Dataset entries
--------------------------------------------------

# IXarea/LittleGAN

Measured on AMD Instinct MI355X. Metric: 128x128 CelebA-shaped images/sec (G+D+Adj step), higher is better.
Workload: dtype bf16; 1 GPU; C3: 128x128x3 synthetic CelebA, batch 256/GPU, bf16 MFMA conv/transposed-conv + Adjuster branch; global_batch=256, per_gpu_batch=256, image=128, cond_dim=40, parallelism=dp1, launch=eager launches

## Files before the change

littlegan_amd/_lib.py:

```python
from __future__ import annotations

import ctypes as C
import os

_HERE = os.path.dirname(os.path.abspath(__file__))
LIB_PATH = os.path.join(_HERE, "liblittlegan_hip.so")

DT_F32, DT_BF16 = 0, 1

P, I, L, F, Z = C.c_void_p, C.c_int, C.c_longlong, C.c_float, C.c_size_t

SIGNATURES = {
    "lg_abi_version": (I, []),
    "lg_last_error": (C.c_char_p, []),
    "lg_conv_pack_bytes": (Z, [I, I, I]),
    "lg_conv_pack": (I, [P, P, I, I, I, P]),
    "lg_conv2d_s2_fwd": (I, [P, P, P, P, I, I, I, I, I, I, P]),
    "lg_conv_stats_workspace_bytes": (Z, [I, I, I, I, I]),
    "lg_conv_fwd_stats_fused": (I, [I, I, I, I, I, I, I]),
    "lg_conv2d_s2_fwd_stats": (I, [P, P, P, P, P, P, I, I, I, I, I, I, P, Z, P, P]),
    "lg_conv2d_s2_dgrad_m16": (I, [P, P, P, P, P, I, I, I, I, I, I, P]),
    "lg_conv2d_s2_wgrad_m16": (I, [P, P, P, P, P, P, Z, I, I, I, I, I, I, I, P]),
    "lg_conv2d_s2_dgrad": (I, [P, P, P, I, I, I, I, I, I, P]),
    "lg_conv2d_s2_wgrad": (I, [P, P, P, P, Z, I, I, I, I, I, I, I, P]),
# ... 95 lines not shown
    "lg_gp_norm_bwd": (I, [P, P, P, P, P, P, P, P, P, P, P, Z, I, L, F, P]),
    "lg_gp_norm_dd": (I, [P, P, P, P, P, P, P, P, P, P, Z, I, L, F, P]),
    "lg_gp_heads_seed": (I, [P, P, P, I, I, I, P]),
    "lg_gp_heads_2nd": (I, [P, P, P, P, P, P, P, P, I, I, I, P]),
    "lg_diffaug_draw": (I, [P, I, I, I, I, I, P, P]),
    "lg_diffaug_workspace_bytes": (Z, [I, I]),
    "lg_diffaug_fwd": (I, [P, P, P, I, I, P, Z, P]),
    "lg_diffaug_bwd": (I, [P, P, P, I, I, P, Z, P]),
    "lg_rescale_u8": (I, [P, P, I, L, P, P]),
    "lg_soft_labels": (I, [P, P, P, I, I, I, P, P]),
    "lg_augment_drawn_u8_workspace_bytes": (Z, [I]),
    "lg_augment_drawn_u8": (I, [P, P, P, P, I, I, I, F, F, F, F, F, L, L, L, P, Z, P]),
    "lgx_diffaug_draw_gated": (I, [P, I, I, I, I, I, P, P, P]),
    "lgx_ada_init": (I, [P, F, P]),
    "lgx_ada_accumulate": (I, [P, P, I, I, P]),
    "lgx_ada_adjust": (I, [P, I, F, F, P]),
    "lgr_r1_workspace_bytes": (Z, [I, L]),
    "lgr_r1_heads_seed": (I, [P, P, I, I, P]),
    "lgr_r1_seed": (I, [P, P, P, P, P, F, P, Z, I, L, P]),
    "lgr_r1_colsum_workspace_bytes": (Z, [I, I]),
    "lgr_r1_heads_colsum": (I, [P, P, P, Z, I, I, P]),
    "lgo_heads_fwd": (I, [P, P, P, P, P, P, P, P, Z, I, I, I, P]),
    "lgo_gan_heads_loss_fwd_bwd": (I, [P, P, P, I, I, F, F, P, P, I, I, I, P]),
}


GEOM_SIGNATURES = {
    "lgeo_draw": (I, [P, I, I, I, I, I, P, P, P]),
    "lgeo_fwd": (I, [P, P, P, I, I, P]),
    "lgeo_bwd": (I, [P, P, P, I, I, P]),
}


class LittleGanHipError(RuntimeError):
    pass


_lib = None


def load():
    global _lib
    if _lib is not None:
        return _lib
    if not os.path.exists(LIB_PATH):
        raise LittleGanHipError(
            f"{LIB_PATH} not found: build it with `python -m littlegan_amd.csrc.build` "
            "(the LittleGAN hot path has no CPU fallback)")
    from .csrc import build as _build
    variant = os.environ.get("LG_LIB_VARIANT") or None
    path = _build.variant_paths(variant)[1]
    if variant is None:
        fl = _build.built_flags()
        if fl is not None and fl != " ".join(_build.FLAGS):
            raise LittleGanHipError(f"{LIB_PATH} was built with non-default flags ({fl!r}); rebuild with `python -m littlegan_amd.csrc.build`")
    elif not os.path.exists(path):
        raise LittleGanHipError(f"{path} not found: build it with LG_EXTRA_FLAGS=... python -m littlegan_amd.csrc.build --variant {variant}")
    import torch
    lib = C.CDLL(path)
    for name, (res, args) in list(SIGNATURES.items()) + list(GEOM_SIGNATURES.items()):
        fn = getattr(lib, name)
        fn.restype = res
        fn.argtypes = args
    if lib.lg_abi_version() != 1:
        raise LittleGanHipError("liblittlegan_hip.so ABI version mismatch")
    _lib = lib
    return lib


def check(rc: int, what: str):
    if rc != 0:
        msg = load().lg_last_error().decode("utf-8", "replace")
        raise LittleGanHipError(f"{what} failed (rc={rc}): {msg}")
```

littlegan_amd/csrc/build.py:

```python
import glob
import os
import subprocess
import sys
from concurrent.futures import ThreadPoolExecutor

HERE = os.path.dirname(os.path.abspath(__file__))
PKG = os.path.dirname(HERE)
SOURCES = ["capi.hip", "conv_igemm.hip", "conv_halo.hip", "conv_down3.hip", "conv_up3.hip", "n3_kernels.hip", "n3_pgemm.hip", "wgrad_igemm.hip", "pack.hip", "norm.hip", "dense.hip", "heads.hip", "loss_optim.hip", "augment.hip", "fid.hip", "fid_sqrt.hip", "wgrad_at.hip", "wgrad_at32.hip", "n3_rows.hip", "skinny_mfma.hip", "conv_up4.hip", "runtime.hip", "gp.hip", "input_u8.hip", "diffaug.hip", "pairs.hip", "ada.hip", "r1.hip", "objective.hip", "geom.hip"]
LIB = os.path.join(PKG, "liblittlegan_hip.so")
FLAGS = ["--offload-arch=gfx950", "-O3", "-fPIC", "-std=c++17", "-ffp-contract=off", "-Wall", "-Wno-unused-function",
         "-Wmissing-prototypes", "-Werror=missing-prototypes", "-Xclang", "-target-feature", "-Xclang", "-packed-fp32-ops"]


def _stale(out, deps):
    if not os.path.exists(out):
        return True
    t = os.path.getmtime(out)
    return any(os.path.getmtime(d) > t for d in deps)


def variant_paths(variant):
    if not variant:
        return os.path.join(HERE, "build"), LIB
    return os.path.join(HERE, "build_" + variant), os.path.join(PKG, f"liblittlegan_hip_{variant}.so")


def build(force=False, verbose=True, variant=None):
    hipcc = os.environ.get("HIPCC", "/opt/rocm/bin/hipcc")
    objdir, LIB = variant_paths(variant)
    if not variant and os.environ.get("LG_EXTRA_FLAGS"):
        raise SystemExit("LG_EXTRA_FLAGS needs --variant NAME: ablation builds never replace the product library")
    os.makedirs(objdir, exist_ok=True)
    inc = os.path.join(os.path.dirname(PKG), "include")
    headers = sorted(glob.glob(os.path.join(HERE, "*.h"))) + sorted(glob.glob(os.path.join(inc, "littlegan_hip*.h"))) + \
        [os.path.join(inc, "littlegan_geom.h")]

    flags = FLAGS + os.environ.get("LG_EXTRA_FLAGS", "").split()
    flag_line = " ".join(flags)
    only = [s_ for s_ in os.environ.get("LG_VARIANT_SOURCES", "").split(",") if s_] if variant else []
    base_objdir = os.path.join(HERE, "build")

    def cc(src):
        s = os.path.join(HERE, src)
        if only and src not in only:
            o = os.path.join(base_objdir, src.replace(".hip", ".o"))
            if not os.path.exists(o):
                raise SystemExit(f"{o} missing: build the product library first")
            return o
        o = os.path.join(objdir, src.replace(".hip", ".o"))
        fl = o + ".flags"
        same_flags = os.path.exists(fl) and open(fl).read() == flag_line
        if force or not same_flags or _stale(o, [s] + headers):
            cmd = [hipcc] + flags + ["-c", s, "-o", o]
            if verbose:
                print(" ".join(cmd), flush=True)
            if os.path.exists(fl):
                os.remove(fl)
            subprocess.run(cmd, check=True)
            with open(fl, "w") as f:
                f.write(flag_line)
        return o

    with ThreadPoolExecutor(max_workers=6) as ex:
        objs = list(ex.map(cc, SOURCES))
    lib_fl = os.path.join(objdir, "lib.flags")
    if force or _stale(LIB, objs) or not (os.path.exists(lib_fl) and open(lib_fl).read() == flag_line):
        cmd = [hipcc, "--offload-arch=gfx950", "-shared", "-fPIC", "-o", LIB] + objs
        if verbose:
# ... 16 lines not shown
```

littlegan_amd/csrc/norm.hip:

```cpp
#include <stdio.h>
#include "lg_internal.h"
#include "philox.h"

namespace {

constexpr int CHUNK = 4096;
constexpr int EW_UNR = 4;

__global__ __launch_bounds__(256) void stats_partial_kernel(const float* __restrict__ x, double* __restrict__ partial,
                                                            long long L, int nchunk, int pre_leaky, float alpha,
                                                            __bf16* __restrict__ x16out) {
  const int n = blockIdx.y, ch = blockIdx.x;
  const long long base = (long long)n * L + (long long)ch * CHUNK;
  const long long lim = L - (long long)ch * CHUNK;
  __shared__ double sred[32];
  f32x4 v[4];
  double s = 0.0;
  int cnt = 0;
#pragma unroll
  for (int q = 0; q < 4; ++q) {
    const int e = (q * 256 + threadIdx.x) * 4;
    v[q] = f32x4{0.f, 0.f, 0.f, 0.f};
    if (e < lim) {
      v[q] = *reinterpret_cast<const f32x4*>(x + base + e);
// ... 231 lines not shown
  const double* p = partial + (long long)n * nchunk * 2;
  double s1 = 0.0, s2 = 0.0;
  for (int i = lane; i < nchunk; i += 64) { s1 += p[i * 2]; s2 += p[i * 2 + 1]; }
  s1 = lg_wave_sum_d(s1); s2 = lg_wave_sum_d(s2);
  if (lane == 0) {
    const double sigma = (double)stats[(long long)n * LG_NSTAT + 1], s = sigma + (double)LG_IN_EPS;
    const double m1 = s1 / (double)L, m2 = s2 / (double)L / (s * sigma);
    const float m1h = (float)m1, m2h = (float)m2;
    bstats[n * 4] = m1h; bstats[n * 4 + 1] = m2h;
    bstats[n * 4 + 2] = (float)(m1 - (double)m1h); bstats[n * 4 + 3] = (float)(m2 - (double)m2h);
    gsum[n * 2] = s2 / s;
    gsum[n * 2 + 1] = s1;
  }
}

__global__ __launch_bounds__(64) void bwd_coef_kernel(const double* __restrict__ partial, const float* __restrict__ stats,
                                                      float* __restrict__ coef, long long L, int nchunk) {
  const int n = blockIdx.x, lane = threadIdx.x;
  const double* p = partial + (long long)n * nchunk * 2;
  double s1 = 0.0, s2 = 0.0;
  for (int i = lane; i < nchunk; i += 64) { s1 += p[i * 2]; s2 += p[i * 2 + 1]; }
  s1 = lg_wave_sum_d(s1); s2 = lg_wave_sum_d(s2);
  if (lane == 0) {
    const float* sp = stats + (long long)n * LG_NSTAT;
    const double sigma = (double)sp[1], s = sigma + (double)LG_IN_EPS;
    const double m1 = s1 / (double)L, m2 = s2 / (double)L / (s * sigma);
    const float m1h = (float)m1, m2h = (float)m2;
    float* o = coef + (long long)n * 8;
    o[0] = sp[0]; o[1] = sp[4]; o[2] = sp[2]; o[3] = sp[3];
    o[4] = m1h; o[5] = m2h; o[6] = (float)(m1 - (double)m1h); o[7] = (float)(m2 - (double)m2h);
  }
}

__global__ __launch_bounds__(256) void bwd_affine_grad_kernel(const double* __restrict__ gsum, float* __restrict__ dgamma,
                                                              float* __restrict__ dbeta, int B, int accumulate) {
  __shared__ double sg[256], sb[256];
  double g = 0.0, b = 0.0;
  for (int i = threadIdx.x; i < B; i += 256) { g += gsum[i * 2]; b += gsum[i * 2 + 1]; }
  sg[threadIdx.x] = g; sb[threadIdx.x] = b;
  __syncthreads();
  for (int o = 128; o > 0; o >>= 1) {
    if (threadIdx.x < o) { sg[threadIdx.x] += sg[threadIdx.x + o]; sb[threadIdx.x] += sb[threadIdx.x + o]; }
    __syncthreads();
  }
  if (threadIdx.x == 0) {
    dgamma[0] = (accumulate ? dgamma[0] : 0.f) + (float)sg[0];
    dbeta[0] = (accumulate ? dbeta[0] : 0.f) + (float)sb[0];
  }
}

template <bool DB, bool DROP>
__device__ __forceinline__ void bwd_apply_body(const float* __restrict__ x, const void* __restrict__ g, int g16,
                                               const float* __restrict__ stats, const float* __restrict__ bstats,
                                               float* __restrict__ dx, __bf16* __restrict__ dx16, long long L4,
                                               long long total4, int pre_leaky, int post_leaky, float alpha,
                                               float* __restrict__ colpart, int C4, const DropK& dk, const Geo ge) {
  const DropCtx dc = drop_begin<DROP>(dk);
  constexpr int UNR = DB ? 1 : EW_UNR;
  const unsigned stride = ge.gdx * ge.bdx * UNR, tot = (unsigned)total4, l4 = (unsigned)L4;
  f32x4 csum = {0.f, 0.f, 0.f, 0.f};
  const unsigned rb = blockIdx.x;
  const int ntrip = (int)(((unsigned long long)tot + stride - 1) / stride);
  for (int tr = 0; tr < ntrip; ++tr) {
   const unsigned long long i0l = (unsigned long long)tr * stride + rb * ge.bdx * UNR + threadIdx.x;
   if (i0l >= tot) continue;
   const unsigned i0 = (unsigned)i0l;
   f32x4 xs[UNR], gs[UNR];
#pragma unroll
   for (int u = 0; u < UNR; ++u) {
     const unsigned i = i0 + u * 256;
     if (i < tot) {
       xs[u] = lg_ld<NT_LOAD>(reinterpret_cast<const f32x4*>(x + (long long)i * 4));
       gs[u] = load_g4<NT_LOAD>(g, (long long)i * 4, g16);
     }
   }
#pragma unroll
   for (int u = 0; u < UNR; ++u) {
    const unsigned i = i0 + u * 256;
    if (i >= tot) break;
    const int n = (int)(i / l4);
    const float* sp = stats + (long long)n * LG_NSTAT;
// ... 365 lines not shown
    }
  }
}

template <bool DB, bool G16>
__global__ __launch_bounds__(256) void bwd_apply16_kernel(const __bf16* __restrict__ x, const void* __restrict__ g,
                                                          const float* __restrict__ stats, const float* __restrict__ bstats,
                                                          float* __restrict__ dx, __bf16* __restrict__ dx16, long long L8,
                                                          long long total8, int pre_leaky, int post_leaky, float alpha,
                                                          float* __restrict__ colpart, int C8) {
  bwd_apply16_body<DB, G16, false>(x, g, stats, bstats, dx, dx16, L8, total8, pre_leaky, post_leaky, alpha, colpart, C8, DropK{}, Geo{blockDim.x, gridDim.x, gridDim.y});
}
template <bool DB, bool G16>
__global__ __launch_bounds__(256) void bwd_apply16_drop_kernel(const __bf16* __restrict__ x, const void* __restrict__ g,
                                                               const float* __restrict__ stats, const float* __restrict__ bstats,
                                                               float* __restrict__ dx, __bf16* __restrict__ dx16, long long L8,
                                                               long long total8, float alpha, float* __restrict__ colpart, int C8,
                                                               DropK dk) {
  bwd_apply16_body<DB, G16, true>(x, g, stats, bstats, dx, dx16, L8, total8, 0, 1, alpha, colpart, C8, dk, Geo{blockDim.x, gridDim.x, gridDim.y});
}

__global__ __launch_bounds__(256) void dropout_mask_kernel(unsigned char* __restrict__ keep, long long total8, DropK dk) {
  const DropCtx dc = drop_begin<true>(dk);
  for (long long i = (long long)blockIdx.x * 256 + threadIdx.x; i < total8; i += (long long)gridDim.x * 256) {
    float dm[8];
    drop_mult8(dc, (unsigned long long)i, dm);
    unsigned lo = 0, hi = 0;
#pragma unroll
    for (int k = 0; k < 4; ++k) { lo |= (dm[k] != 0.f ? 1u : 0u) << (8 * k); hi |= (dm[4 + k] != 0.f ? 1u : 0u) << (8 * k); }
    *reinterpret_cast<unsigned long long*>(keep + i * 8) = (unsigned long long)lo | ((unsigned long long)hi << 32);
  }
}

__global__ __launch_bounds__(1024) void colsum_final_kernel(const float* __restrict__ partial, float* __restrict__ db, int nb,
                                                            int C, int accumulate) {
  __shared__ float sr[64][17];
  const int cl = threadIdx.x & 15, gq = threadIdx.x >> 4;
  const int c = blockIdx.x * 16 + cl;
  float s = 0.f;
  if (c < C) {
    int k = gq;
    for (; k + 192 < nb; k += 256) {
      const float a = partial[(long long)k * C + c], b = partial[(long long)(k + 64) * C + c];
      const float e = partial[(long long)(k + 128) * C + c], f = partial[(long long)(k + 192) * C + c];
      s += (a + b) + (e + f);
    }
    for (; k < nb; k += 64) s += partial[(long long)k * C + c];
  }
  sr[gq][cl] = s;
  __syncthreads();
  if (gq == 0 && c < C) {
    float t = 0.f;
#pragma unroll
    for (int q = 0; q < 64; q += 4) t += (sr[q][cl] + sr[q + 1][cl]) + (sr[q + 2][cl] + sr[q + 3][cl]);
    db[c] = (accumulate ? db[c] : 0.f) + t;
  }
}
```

--------------------------------------------------

## What you have to do
If a line in the records above contains "split", copy that line.

## Reply
    flags = FLAGS + os.environ.get("LG_EXTRA_FLAGS", "").split()
    only = [s_ for s_ in os.environ.get("LG_VARIANT_SOURCES", "").split(",") if s_] if variant else []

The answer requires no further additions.